Work request
All lines from the opening of the entries below through the line containing "uint32_t tile_id, col;" must be output exactly as they appear, with no other lines.

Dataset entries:
==================================================

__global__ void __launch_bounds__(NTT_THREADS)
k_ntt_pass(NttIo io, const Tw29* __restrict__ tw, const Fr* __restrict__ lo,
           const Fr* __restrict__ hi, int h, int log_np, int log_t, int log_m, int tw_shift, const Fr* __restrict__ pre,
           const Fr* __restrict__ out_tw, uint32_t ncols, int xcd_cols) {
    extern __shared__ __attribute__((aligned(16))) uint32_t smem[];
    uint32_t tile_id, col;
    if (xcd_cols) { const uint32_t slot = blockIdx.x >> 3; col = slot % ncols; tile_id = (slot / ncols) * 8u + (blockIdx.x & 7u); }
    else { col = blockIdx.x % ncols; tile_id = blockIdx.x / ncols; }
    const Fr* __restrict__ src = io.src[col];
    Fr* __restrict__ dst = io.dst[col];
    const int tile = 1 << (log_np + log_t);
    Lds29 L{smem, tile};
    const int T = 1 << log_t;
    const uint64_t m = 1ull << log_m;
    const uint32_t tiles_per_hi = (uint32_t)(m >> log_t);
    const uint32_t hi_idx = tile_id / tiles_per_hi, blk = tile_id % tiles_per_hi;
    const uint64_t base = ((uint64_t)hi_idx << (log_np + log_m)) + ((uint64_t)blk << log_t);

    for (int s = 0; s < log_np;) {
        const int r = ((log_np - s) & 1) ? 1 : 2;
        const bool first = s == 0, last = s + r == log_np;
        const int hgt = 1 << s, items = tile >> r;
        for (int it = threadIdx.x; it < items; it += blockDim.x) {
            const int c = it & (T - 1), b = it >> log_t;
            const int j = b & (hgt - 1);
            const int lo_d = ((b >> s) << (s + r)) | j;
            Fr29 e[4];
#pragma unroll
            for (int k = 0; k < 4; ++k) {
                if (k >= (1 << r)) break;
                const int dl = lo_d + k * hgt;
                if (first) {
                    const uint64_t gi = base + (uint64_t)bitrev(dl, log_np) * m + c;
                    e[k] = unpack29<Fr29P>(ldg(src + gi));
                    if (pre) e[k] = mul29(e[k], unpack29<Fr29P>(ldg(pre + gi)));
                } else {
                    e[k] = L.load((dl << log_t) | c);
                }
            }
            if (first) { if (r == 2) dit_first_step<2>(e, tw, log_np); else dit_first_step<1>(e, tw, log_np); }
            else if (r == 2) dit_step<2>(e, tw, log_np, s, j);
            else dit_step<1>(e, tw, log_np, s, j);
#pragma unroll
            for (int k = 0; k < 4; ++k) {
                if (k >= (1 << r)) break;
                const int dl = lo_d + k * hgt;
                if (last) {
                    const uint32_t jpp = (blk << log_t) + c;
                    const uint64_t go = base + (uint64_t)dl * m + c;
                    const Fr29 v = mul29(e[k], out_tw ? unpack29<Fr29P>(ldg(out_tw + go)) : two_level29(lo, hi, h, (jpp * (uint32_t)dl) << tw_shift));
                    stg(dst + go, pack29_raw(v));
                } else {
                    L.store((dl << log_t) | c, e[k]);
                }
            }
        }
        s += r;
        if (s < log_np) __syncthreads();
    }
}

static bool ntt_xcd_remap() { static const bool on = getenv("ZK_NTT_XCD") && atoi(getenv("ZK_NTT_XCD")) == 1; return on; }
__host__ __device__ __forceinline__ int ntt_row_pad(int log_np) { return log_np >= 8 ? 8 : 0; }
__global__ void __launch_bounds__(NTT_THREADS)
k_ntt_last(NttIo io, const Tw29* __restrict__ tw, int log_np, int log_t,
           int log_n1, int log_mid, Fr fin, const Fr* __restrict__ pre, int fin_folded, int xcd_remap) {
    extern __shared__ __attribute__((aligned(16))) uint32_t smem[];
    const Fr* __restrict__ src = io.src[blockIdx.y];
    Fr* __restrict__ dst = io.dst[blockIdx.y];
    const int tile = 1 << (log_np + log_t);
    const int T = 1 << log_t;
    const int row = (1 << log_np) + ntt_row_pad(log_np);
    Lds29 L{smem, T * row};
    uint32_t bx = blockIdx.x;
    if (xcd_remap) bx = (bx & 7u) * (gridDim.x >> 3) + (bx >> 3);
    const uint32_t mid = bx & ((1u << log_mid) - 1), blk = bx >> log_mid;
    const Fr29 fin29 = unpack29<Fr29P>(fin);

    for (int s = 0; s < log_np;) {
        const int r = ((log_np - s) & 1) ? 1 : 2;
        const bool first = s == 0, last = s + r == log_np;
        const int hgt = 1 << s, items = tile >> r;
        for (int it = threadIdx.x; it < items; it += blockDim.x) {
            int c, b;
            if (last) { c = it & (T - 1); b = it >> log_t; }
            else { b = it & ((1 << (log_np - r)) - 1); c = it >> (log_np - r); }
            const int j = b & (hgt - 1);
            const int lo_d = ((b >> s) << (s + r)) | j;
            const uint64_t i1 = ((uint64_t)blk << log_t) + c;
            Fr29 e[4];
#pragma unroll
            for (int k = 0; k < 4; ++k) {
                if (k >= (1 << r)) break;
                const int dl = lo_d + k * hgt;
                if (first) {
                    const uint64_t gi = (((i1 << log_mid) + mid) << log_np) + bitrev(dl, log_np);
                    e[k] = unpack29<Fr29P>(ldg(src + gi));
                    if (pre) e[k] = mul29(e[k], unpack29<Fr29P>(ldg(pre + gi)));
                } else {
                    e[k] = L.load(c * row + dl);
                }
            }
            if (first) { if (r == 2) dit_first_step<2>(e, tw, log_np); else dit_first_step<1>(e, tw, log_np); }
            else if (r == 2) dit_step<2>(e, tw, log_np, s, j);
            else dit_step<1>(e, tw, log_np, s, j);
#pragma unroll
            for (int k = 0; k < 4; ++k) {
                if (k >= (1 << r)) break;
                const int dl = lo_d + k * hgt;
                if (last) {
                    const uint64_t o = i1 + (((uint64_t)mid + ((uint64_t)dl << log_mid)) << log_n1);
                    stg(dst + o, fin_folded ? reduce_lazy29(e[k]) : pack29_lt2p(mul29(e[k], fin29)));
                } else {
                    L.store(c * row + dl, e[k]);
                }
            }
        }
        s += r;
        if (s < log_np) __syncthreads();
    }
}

==================================================

Result of this exercise
__global__ void __launch_bounds__(NTT_THREADS)
k_ntt_pass(NttIo io, const Tw29* __restrict__ tw, const Fr* __restrict__ lo,
           const Fr* __restrict__ hi, int h, int log_np, int log_t, int log_m, int tw_shift, const Fr* __restrict__ pre,
           const Fr* __restrict__ out_tw, uint32_t ncols, int xcd_cols) {
    extern __shared__ __attribute__((aligned(16))) uint32_t smem[];
    uint32_t tile_id, col;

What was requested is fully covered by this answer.